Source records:
= = = =
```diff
+                    (op == RBX_OP_X ? zxc : zhc)[tap] = z;
+                }
+            }
+        };
         int tadr[NP];
-        auto aaddr = [&](auto ic) -> const char* {
+        auto aaddr = [&](auto ic) -> int {
             constexpr int i = decltype(ic)::value, q = i / NP, t = i % NP;
             constexpr bool conv1 = q < KQ1, proj = !conv1 && q < KQ1 + KQP;
             constexpr int kt = (conv1 ? q : proj ? q - KQ1 : q - KQ1 - KQP) * 32;
             constexpr int C = (conv1 || proj) ? CIN : COUT;
             constexpr int tap = proj ? 4 : kt / C, c32 = (kt % C) / 32, kh = tap / 3, kw = tap % 3;
             if constexpr (Cfg::BX && (conv1 || proj)) {
-                return smem + lbx + (256 * t + 16 * tapx(kh, kw));
+                return lbx + (256 * t + 16 * tapx(kh, kw));
             } else if constexpr (c32 == 0) {
                 if constexpr (conv1 || proj) {
                     constexpr bool strad = G > 1 && 16 * t < PER && 16 * t + 16 > PER;
                     constexpr int off = 256 * t + (G > 1 && 16 * t >= PER ? DX : 0) + 16 * tapx(kh, kw);
-                    tadr[t] = (vm[t] & (1u << tap)) ? (strad ? lbs : lbx) + off : zcell(ZX, rx + tapx(kh, kw));
+                    constexpr unsigned long long in = rbx_tap_mask(Cfg::L, RBX_OP_X, t, tap);
+                    const int cell = (strad ? lbs : lbx) + off;
+                    if constexpr (in == ~0ull) tadr[t] = cell;
+                    else tadr[t] = lane_select(in, cell, ZREG ? zxc[tap] : zx | (cell & 0xF0));
                 } else {
-                    constexpr int off = 256 * t + 16 * ((kh - 1) * OW + kw - 1);
-                    tadr[t] = (vm[t] & (1u << (9 + tap))) ? lbh + off : zcell(zh, px + (kh - 1) * OW + kw - 1);
-                }
-            }
-            return smem + tadr[t] + c32 * ((conv1 || proj) ? KX : 4 * CPH);
-        };
+                    constexpr int off = 256 * t + 16 * rbx_h_tap(OW, kh, kw);
+                    constexpr unsigned long long in = rbx_tap_mask(Cfg::L, RBX_OP_H, t, tap);
+                    const int cell = lbh + off;
+                    if constexpr (in == ~0ull) tadr[t] = cell;
+                    else tadr[t] = lane_select(in, cell, ZREG ? zhc[tap] : zh | (cell & 0xF0));
+                }
+            }
+            return tadr[t] + c32 * ((conv1 || proj) ? KX : 4 * CPH);
+        };
+        auto ldsfrag = [](int addr) -> bf16x8 { return *reinterpret_cast<lds_frag>(addr); };
+        zero_cells(std::integral_constant<int, RBX_OP_X>{});
         bf16x8 af[NB][2];
+        WLANE_HERE();
         auto fetch = [&](auto ic) {
             constexpr int i = decltype(ic)::value;
-            const char* p = aaddr(ic);
-            af[i % NB][0] = *reinterpret_cast<const bf16x8*>(p);
-            af[i % NB][1] = *reinterpret_cast<const bf16x8*>(p + PL);
+            const int p = aaddr(ic);
+            af[i % NB][0] = ldsfrag(p);
+            af[i % NB][1] = ldsfrag(p + PL);
         };
         [&]<int... Js>(std::integer_sequence<int, Js...>) {
             (fetch(std::integral_constant<int, Js>{}), ...);
@@ -310,6 +338,8 @@
                 }
                 __syncthreads();
                 RB_STAMP(4);
+                WLANE_HERE();
+                zero_cells(std::integral_constant<int, RBX_OP_H>{});
 #if RBX_PRIO
                 __builtin_amdgcn_s_setprio(1);
 #endif
@@ -320,7 +350,7 @@
             constexpr bool pf = j < NI && (j < I2) == (i < I2);
             constexpr bool wl = t == NP - 1 && q + DW < KQ;
             const bf16x8 cur_hi = af[i % NB][0], cur_lo = af[i % NB][1];
-            const char* np = nullptr;
+            int np = 0;
             if constexpr (pf) np = aaddr(std::integral_constant<int, j>{});
             [&]<int... Ms>(std::integer_sequence<int, Ms...>) {
                 ([&] {
@@ -331,8 +361,8 @@
                     if constexpr (q < KQ1) acc1[ct][t] = __builtin_amdgcn_mfma_f32_16x16x32_bf16(w, x, acc1[ct][t], 0, 0, 0);
                     else acc2[ct][t] = __builtin_amdgcn_mfma_f32_16x16x32_bf16(w, x, acc2[ct][t], 0, 0, 0);
                     __builtin_amdgcn_sched_barrier(0);
-                    if constexpr (pf && m == CT - 1) af[j % NB][0] = *reinterpret_cast<const bf16x8*>(np);
-                    if constexpr (pf && m == 2 * CT - 1) af[j % NB][1] = *reinterpret_cast<const bf16x8*>(np + PL);
+                    if constexpr (pf && m == CT - 1) af[j % NB][0] = ldsfrag(np);
+                    if constexpr (pf && m == 2 * CT - 1) af[j % NB][1] = ldsfrag(np + PL);
                     if constexpr (wl && kind == 1) ring[q % DW][ct][0] = wfrag(q + DW, ct, 0);
                     if constexpr (wl && kind == 2) ring[q % DW][ct][1] = wfrag(q + DW, ct, 1);
                 }(), ...);
@@ -411,6 +441,7 @@
         };
 
         bf16x8 af[2][MWX][2];
+        WLANE_HERE();
 #pragma unroll
         for (int mt = 0; mt < MWX; ++mt) afrag(std::integral_constant<int, 0>{}, mt, af[0][mt][0], af[0][mt][1]);
 
@@ -442,6 +473,7 @@
                 }
                 __syncthreads();
                 RB_STAMP(4);
+                WLANE_HERE();
 #if RBX_PRIO
                 __builtin_amdgcn_s_setprio(1);
 #endif
@@ -551,6 +583,7 @@
     }
     RB_STAMP(7);
 }
+#undef WLANE_HERE
 
 inline void pack_x3_fragments(std::vector<bf16_t>& wf, const std::vector<float>& w1, int K1, const std::vector<float>& wp,
                               int KP, const std::vector<float>& w2, int K2, int N) {
```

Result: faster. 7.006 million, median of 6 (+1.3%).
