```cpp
#define P16_DRAIN() __builtin_amdgcn_s_waitcnt(0x0F70)
        if constexpr (TWIN) {
            bool swept_out = false;
            while (flags & ROW_TWIN) {
                if (has_board) {
                    const int due = ((i + 1) & 127) == 1 ? i + 1 : ((((i + 2) & 127) == 1 && i + 2 <= N) ? i + 2 : 0);
                    if (due) sxg_balance_prio(B, (unsigned long long)due * (unsigned long long)L);
                } else if (((i + 1) & 63) == 1 || (((i + 2) & 63) == 1 && i + 2 <= N)) sxg_rotate_prio(prio_rank);
                if (p0 != i - 1) {
                    int hl;
                    unsigned wr[W];
                    P16_FETCH(p0, s0, wr, hl);
                    P16_DECODE(wr, hl, Hp, Fp, Op);
#pragma unroll
                    for (int k = 0; k < W; ++k) SXG_PIN("+v"(Hp[k]), "+v"(Fp[k]), "+v"(Op[k]));
                    Hleft = hl;
                }
                if (!CVX) {
#pragma unroll
                    for (int k = 0; k < W; ++k) Op[k] = NEG2;
                }
                const i32x8 dsc2 = dnext;
                dnext = cmeta[min(i + 1, N - 1)];
                const int i2 = i + 1;
                const int info2 = dsc2[1], cd2 = (info2 >> 16) & 0xff;
                const unsigned t0_2 = SC_N4 ^ (cd2 < 4 ? SC_MX << (8 * cd2) : 0u), t1_2 = SC_N4 ^ (cd2 == 4 ? SC_MX : 0u);
                int Hc2[W], a2, b2, HLB;
#define P16_ROW_MODE 1
#define P16_ROW_PART 1
#include "poa_dp16_row.inc.h"
#undef P16_ROW_PART
                {
                    const unsigned SC_T0 = t0_2, SC_T1 = t1_2;
                    int (&Hc)[W] = Hc2;
#define P16_ROW_PART 1
#include "poa_dp16_row.inc.h"
#undef P16_ROW_PART
                    a2 = a; b2 = b;
                }
                {
#define P16_ROW_PART 2
#include "poa_dp16_row.inc.h"
#undef P16_ROW_PART
                }
#undef P16_ROW_MODE
                {
                    const bool twin_joined = (((dnext[1] >> 24) & 0xff) & ROW_JOIN) != 0;
                    const int fl2 = (info2 >> 24) & 0xff, ms2 = dsc2[6], hn2 = dsc2[7];
                    int (&HB)[W] = Hc;
                    {
                        const int i = i2, flags = fl2, myslot = ms2, hint = hn2;
                        const unsigned SC_T0 = t0_2, SC_T1 = t1_2;
                        int (&Hc)[W] = Hc2;
                        int a = a2, b = b2;
#define P16_ROW_MODE 2
#define P16_ROW_PART 2
#include "poa_dp16_row.inc.h"
#undef P16_ROW_PART
#undef P16_ROW_MODE
                    }
                }
                i += 2;
                if (i > N) { swept_out = true; break; }
                dsc = dnext;
                dnext = cmeta[min(i, N - 1)];
                pb = dsc[0]; info = dsc[1]; p0 = dsc[2]; s0 = dsc[3]; p1 = dsc[4]; s1 = dsc[5]; myslot = dsc[6]; hint = dsc[7];
                np = info & 0xffff; code = (info >> 16) & 0xff; flags = (info >> 24) & 0xff;
                SC_T0 = SC_N4 ^ (code < 4 ? SC_MX << (8 * code) : 0u); SC_T1 = SC_N4 ^ (code == 4 ? SC_MX : 0u);
            }
            if (swept_out) break;
        }
        if ((EXP & 32) || (np <= 1 && p0 == i - 1)) {
        } else {
            const bool regbase = (flags & ROW_REGPRED) != 0;
            bool joinrow = false;
            if constexpr (TWIN) joinrow = (flags & ROW_JOIN) != 0;
#define P16_NOT_PAIR(p_) (!TWIN || !joinrow || (p_) != i - 2)
            if (!regbase) {
                int hl;
                if (ring_plane && s0 >= 0 && p0 != 0) P16_FETCH_PLANE(p0, Hp, Fp, Op, hl);
                else if constexpr (CB == 2) {
                    unsigned wr[W];
                    P16_FETCH(p0, s0, wr, hl);
                    P16_DECODE(wr, hl, Hp, Fp, Op);
#pragma unroll
                    for (int k = 0; k < W; ++k) SXG_PIN("+v"(Hp[k]), "+v"(Fp[k]), "+v"(Op[k]));
                } else {
                    u32x2 wr[W];
                    P16_FETCH(p0, s0, wr, hl);
#pragma unroll
// ... 116 lines not shown
```
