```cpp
#ifndef LGS_ENCODE_SERVICE_ONLY
template <uint32_t W>
__global__ __launch_bounds__(64) void encode_win_kernel(
    const uint8_t* __restrict__ in, const uint64_t* __restrict__ in_off,
    const uint32_t* __restrict__ in_len, uint8_t* __restrict__ out,
    const uint64_t* __restrict__ out_off, uint32_t* __restrict__ out_len,
    const uint32_t* __restrict__ hdr, const uint32_t* __restrict__ index, uint32_t n,
    const uint32_t* __restrict__ count) {
  __shared__ __attribute__((aligned(16))) EncLds<W + 16> s;
  if (lds_addr(&s) != 0) __builtin_trap();

  const uint32_t slot = blockIdx.x;
  if (slot >= (count ? uni(*count) : n)) return;
  const uint32_t i = uni(index ? index[slot] : slot);
  const uint32_t lane = lane_id();
  const PostLanes pl = post_lanes(lane);
  const uint32_t len = uni(in_len[i]);
  const gptr<const uint8_t> src = to_global(in) + uni64(in_off[i]);
  const OutSlot o = out_slot(out, uni64(out_off[i]), len);
  uint32_t op = emit_header(o, uni(hdr ? hdr[i] : len));
  for (uint32_t c0 = 0; c0 < len; c0 += kChunk) {
    const uint32_t clen = len - c0 < kChunk ? len - c0 : kChunk;
    const gptr<const uint8_t> g = src + c0;
    const uint32_t sh = (uint32_t)(reinterpret_cast<uintptr_t>(g) & 15u);
    WinIn<W> x{s.img, g - sh, sh, clen, 0};
    if (clen >= kMinBlock) {
      x.ensure(W / 4);
      op = encode_chunk<W + 16>(x, clen, s.tab, o, op, pl);
    } else {
      op += emit_literal(o, op, x, 0, clen);
    }
    __builtin_amdgcn_s_waitcnt(0x0f70);
    order();
  }
  if (lane == 0) out_len[i] = op;
}

static hipError_t launch_encode_big(const EncodeArgs& a, hipStream_t s);

template <uint32_t IN_CAP>
static hipError_t launch_encode_cls(const EncodeArgs& a, hipStream_t s) {
  hipLaunchKernelGGL((encode_kernel<IN_CAP>), dim3(a.n), dim3(64), 0, s, a.in,
                     a.in_off, a.in_len, a.out, a.out_off, a.out_len, a.hdr, a.index, a.n,
                     a.count, a.one);
  return hipGetLastError();
}

constexpr uint32_t kEncCap0 = 4608;
// ... 43 lines not shown
```

lcdb_amd/csrc/lgs_launch.h:

```cpp
#pragma once

#include <hip/hip_runtime.h>
#include <stddef.h>
#include <stdint.h>

#include <atomic>

namespace lgs {

enum DecodeKernel {
  kDecAuto = 0, kDecRing = 1, kDecWave = 2, kDecQuad = 3, kDecOps = 4, kDecGroup = 5, kDecChain = 6,
  kDecRing32 = 7
};
enum WideKernel { kWideWalk = 0, kWideTrips = 1, kWideGroup = 2 };
struct Options {
  std::atomic<int> decoder{kDecAuto};
  std::atomic<int> split{1};
  std::atomic<int> wide{0};
  std::atomic<int> verify_overlap{1};
};
Options& options();

struct Item1 {
  uint64_t in_off = 0, out_off = 0;
  uint32_t in_len = 0, aux = 0;
  uint32_t on = 0;
};

struct DecodeArgs {
  const uint8_t* in; const uint64_t* in_off; const uint32_t* in_len;
  uint8_t* out; const uint64_t* out_off; const uint32_t* out_cap;
  uint32_t* out_len; uint8_t* status; const uint32_t* index; uint32_t n;
  const uint32_t* count;
  Item1 one{};
};

struct EncodeArgs {
  const uint8_t* in; const uint64_t* in_off; const uint32_t* in_len;
  uint8_t* out; const uint64_t* out_off; uint32_t* out_len;
  const uint32_t* hdr; const uint32_t* index; uint32_t n;
  const uint32_t* count;
  Item1 one{};
};

hipError_t launch_decode(const DecodeArgs& a, uint32_t max_out, hipStream_t s);
#ifdef LGS_PROBE_DECODERS
hipError_t launch_decode_quad(const DecodeArgs& a, hipStream_t s);
hipError_t launch_decode_ops(const DecodeArgs& a, hipStream_t s);
hipError_t launch_decode_trips(const DecodeArgs& a, hipStream_t s);
hipError_t launch_decode_ring32(const DecodeArgs& a, hipStream_t s);
#endif
hipError_t launch_decode_pair(const DecodeArgs& a, hipStream_t s);

#ifdef LGS_PROBE_DECODERS
constexpr uint32_t kGroupMaxOut = 66048;
hipError_t launch_decode_group(const DecodeArgs& a, uint32_t max_out, hipStream_t s);
constexpr uint32_t kChainMaxOut = 16896;
hipError_t launch_decode_chain(const DecodeArgs& a, uint32_t max_out, hipStream_t s);
#endif
hipError_t launch_encode(const EncodeArgs& a, uint32_t max_in, hipStream_t s);
constexpr uint32_t kSplitMinBlocks = 512;
hipError_t launch_classify(const uint32_t* len, uint32_t n, uint32_t b0, uint32_t b1, uint32_t b2,
                           uint32_t* list, uint32_t* cnt, hipStream_t s);
class Scratch {
 public:
  Scratch(size_t bytes, hipStream_t s);
  ~Scratch() { (void)release(); }
  Scratch(const Scratch&) = delete;
  Scratch& operator=(const Scratch&) = delete;
  hipError_t status() const { return err_; }
  void* get() const { return p_; }
  hipError_t release() {
    void* p = p_;
    p_ = nullptr;
    return p ? hipFreeAsync(p, s_) : hipSuccess;
  }

 private:
  void* p_ = nullptr;
  hipStream_t s_;
  hipError_t err_;
};

constexpr uint32_t kSvcMaxSlots = 64;
constexpr uint32_t kSvcMaxItem = 4608;
constexpr uint32_t kSvcIn = 0;
constexpr uint32_t kSvcOut = 8192;

struct alignas(128) SvcMailbox {
  uint32_t req;
  uint32_t len;
  uint32_t aux;
  uint32_t stop;
  uint64_t arena;
  uint64_t pad0[5];
  uint32_t ack;
  uint32_t status;
  uint32_t out_len;
  uint32_t pad1[13];
};
static_assert(sizeof(SvcMailbox) == 128, "mailbox layout");

struct alignas(64) SvcControl {
  uint64_t activity;
  uint64_t closing;
  uint64_t pad[6];
};

hipError_t launch_encode_service(SvcMailbox* mb, uint32_t nslots, uint64_t idle,
                                 SvcControl* ctl, hipStream_t s);
hipError_t launch_decode_service(SvcMailbox* mb, uint32_t nslots, uint64_t idle,
                                 SvcControl* ctl, hipStream_t s);
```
= = = =
TASK DIRECTIONS: List the lines of the entries that include "bool".

ANSWER SECTION:
             constexpr bool conv1 = q < KQ1, proj = !conv1 && q < KQ1 + KQP;
                     constexpr bool strad = G > 1 && 16 * t < PER && 16 * t + 16 > PER;
             constexpr bool pf = j < NI && (j < I2) == (i < I2);
             constexpr bool wl = t == NP - 1 && q + DW < KQ;
            bool swept_out = false;
                    const bool twin_joined = (((dnext[1] >> 24) & 0xff) & ROW_JOIN) != 0;
            const bool regbase = (flags & ROW_REGPRED) != 0;
            bool joinrow = false;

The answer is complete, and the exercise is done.